Meltdown and Spectre

Friday, January 5, 2018 

I find the Meltdown/Spectre drama a bit amusing.  Years ago, I was miffed that Intel (allegedly?) made a backroom deal with server manufacturers to exclude AMD and made an effort (which wasn’t trivial) to find an IBM x3655 7943 (I couldn’t, but I got an Intel-based x3650 and a x3655 mobo on ebay, then some QC AMD Opterons, heat sink compound, and off I went.)

Kind of a frankencomputer, but less so than my previous Netfinity 5500 M20 quad socket home server with some homebuilt mods and custom EIDE cables to support the internal (full height! 5.25″!) backup drives.  Ohh… 500GB drives were big back then.

Anyhow, for no better reason than because I was offended by Intel’s tactics a decade ago, my server isn’t vulnerable to “Meltdown” or, according to AMD’s recently posted status, “Spectre 2.”  As it doesn’t have a GUI, nobody is browsing compromised Java-bearing websites, Spectre 1 is unlikely to cause any problems, though I’m keeping an eye on the LLVM updates.

I have, however, updated my phones and laptop and you should too.  Stay on top of this one for a while as the updates are still coming.  I’ve seen Meltdown-mitigating updates on my Samsung, but not Huawei, on Linux but not (yet) on Microsoft.  Apple says their December updates not only crippled your older iPhones so you’d make the pilgrimage to the Apple store for your cool aide, but also patched them (if you accepted the slowdown penalty).  Update.  Everything.  Spectre is going to be harder: OS and Application and possibly microcode updates may be required, depending on platform.  Be extra cautious about opening unknown attachments or visiting unfamiliar websites.  Run noscript or another code blocker.  Remember, ads that sites run can also carry malicious code, and blockers not only make the web run faster, but safer too.  Of course they break the advertising funded web model you rely on.

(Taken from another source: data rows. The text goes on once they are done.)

#include <algorithm>
#include <cmath>
#include <cstdarg>
#include <cstdio>
#include <cstdlib>
#include <cstring>
#include <functional>
#include <map>
#include <mutex>
#include <string>
#include <type_traits>
#include <vector>

#include "../../include/phyloformer_amd.h"
#include "pf_device.hip.h"
#include "pf_mha.hip.h"
#include "pf_precise.hip.h"
#include "pf_generic.hip.h"
#include "pf_boot.hip.h"
#include "pf_sites.hip.h"
#include "pf_sitemap.hip.h"
#include "pf_sites_host.h"
// ... 111 lines not shown
struct PreciseWeights {
    F64Ends ends;
    double* blob = nullptr;
    std::vector<pfp::AttnW> row, col;
    std::vector<pfp::FfnW> ffn;
};

struct GenericWeights {
    F64Ends ends;
    bool ready = false;
    std::vector<pfg::AttnW> row, col;
    std::vector<pfg::FfnW> ffn;
};

constexpr int64_t SUB_FLOATS_DEFAULT = (int64_t)1 << 22;

struct DeviceBuffer {
    void* p = nullptr; size_t cap = 0;
    explicit DeviceBuffer(std::vector<DeviceBuffer*>& all) { all.push_back(this); }
    DeviceBuffer(const DeviceBuffer&) = delete;
    int reserve(pf_handle* h, size_t bytes);
    void release() { if (p) hipFree(p); p = nullptr; cap = 0; }
};
template <class T> struct Buffer : DeviceBuffer {
    using DeviceBuffer::DeviceBuffer;
    operator T*() const { return static_cast<T*>(p); }
};

}

struct pf_handle {
    int device = 0;
    int n_blocks = 0;
    hipStream_t stream = nullptr;
    hipStream_t stream2 = nullptr;
    hipStream_t cur = nullptr;
    hipEvent_t ev_fork = nullptr, ev_join = nullptr;
    hipDeviceProp_t prop;
    std::string err;
    int64_t max_seqs = 200;
    bool profile = false;
    bool profile_main_only = false;
    bool debug_keep = false;
    int ablate = 0;
    unsigned long long* phase_prof = nullptr;
    bool phase_prof_last = false;
    bool head_fold = true;
    bool force_rccl = false;
    int64_t ws_limit_bytes = (int64_t)24 << 30;
    float* table = nullptr;
    float* pair_table = nullptr;
    bool embed_mfma = false;
    int colstats_fine = -1;
    bool colstats_ring = true;
    bool materialize_x0 = false;
    float* first_consts = nullptr;
    float* first_img = nullptr;
    std::vector<BlockDev> blk;
    std::vector<void*> owned;
    std::vector<DeviceBuffer*> buffers;
    int pair_n = -1;
    Buffer<int16_t> pair_i{buffers}, pair_j{buffers};
    Buffer<char> ws{buffers}, ws2{buffers};
    bool overlap = true;
    int reserve_cus = 8;
    Buffer<uint8_t> d_idx{buffers};
    Buffer<float> d_out{buffers};
    Buffer<uint8_t> d_rep{buffers};
    Buffer<int32_t> d_map{buffers};
    Buffer<float> d_smap{buffers}, d_se{buffers}, d_prof{buffers};
    Buffer<double> d_mpart{buffers};
    Buffer<char> d_sub{buffers};
    int64_t sub_floats = SUB_FLOATS_DEFAULT;
    pftile::Plan tiled_plan;
    pftile::Tables tiled_tab;
    Buffer<char> d_tiled_tab{buffers};
    Buffer<char> d_nj{buffers}, d_nj_io{buffers};
    int64_t nj_calls = 0;
    int64_t bionj_calls = 0;
    Buffer<char> d_bme{buffers};
    Buffer<float> d_bme_preds{buffers};
    int64_t bme_calls = 0;
    int64_t spr_calls = 0;
    bool spr_pairs_simple = false;
    int64_t spr_step_cap = 0;
    Buffer<char> d_sup{buffers}, d_sup_io{buffers};
    Buffer<uint8_t> d_sup_bad{buffers};
    int64_t sup_calls = 0;
    int64_t transfer_calls = 0;
    Buffer<char> d_con{buffers}, d_con_io{buffers};
    int64_t con_calls = 0;
    Buffer<float> d_w{buffers}, d_wst{buffers}, d_wtab{buffers};
    void* comm[2] = {nullptr, nullptr};
    int rank = 0, world = 1;
    int64_t coll_calls = 0;
    bool sharded_call = false;
    bool reducing = false;
    bool two_streams = true;
    std::vector<ProfSlot> pending;
    std::vector<hipEvent_t> free_events;
    int64_t prof_n[K_COUNT] = {0};
    double prof_ms[K_COUNT] = {0};
    std::map<std::string, std::vector<float>> taps;
    int tile_force = -1;
    int precise = -1;
    double recheck_above = 8.0;
// ... 273 lines not shown
hipEvent_t get_event(pf_handle* h) {
    if (!h->free_events.empty()) { hipEvent_t e = h->free_events.back(); h->free_events.pop_back(); return e; }
    hipEvent_t e;
    hipEventCreate(&e);
    return e;
}
struct ProfScope {
    pf_handle* h; int kid; hipEvent_t a{}, b{};
    bool on;
    ProfScope(pf_handle* h_, int kid_) : h(h_), kid(kid_) {
        on = h->profile && (!h->profile_main_only || kid_ == K_MAIN);
        if (on) { a = get_event(h); b = get_event(h); hipEventRecord(a, h->cur); }
    }
    ~ProfScope() {
        if (on) { hipEventRecord(b, h->cur); h->pending.push_back({kid, a, b}); }
    }
};
void drain_profile(pf_handle* h) {
    if (h->pending.empty()) return;
    hipStreamSynchronize(h->stream);
    if (h->stream2) hipStreamSynchronize(h->stream2);
    for (auto& s : h->pending) {
        float ms = 0.f;
        if (hipEventElapsedTime(&ms, s.a, s.b) == hipSuccess) { h->prof_n[s.kid]++; h->prof_ms[s.kid] += ms; }
        h->free_events.push_back(s.a);
        h->free_events.push_back(s.b);
    }
    h->pending.clear();
}

int save_tap(pf_handle* h, const std::string& name, const float* dptr, size_t n) {
    std::vector<float>& v = h->taps[name];
    v.resize(n);
    HIPCHK(h, hipStreamSynchronize(h->cur));
    HIPCHK(h, hipMemcpy(v.data(), dptr, n * sizeof(float), hipMemcpyDeviceToHost));
    return PF_OK;
}

int allreduce(pf_handle* h, void* buf, size_t count, int dtype = NCCL_FLOAT) {
    if (!h->sharded_call) return PF_OK;
    if (h->world <= 1 && !h->comm[0]) return PF_OK;
    if (!h->comm[0]) return fail(h, PF_ESTATE, "sharded forward on %d ranks needs pf_comm_init", h->world);
    ProfScope ps(h, K_ALLREDUCE);
    void* comm = h->comm[(h->cur == h->stream2 && h->stream2) ? 1 : 0];
    ++h->coll_calls;
    int rc = g_rccl.AllReduce(buf, buf, count, dtype, NCCL_SUM, comm, h->cur);
    if (rc != 0)
        return fail(h, PF_ERCCL, "ncclAllReduce failed: %s",
                    g_rccl.GetErrorString ? g_rccl.GetErrorString(rc) : "?");
    return PF_OK;
}

template <int MODE, bool SITEMAP = false, bool WEIGHTED = false>
int launch_main(pf_handle* h, const MainArgs& a, int kid) {
    const long ntasks = (long)a.B * a.nt_aln;
    const int cus = std::max(1, h->prop.multiProcessorCount - (h->reducing ? h->reserve_cus : 0));
    const int grid = (int)std::max<long>(1, std::min<long>(cus, (ntasks + MAIN_WAVES - 1) / MAIN_WAVES));
    ProfScope ps(h, kid);
    if (a.flat) hipLaunchKernelGGL((k_main<MODE, true, SITEMAP, WEIGHTED>), dim3(grid), dim3(MAIN_THREADS), MAIN_LDS_BYTES, h->cur, a);
    else hipLaunchKernelGGL((k_main<MODE, false, SITEMAP, WEIGHTED>), dim3(grid), dim3(MAIN_THREADS), MAIN_LDS_BYTES, h->cur, a);
    HIPCHK(h, hipGetLastError());
    return PF_OK;
}

struct RowStats { const float* p; int nparts; int flat; };
struct ShardRun {
    Workspace w;
    const uint8_t* d_idx;
    float* d_out;
    int B, N, P, Lloc, L_total;
    TilePlan tp;
    hipStream_t stream;
    RowStats rs;
    float* d_smap = nullptr;
    const float* d_w = nullptr;
    const float* d_wst = nullptr;
};

int zero_fill(pf_handle* h, float* p, size_t n) {
    HIPCHK(h, hipMemsetAsync(p, 0, n * sizeof(float), h->cur));
    return PF_OK;
}

MainArgs main_args(pf_handle* h, const ShardRun& r) {
    MainArgs m{};
    m.x = r.w.x; m.qrow = r.w.qrow; m.qcol = r.w.qcol;
    m.mfrag = reinterpret_cast<const frag_t*>(r.w.mfrag); m.rq = r.w.rq; m.ctx = r.w.ctx; m.spart = r.w.spart;
    m.outpart = r.w.outpart; m.table = h->table; m.idx = r.d_idx; m.pair_i = h->pair_i; m.pair_j = h->pair_j;
    m.B = r.B; m.N = r.N; m.P = r.P; m.Lloc = r.Lloc;
    m.flat = r.tp.flat; m.nt_aln = r.tp.nt_aln; m.slots_aln = r.tp.slots_aln;
    m.store_x_last = h->debug_keep ? 1 : 0;
    m.trash_tok = (size_t)r.B * r.P * r.Lloc;
    m.ablate = h->ablate;
    m.prof = h->phase_prof_last ? nullptr : h->phase_prof;
    m.w = r.d_w;
    return m;
}

bool x0_on_the_fly(const pf_handle* h) {
    return !h->materialize_x0 && !h->embed_mfma && h->n_blocks > 1;
}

However, if you’re dumb enough to have any important data (as an individual or a company) on anyone else’s hardware (e.g. AWS, Google, Azure, etc), good luck.  All anyone has to do to get your datas is run their own VM instance on the same server you’re on.   And while they’re all saying they “only” cost you 5-30% of your performance to isolate kernel memory to protect against meltdown attacks, there does not seem to be a really viable patch for Spectre yet, and perhaps not without new hardware.  If you were running your own server without unknown guests, you wouldn’t need to worry about this.  I will never fail to be astonished at how utterly incompetent most companies are that they can’t run a mail server.  If you can’t afford an IT department, I get it, but if you have IT staff and they can’t run a mail server, are they really IT staff?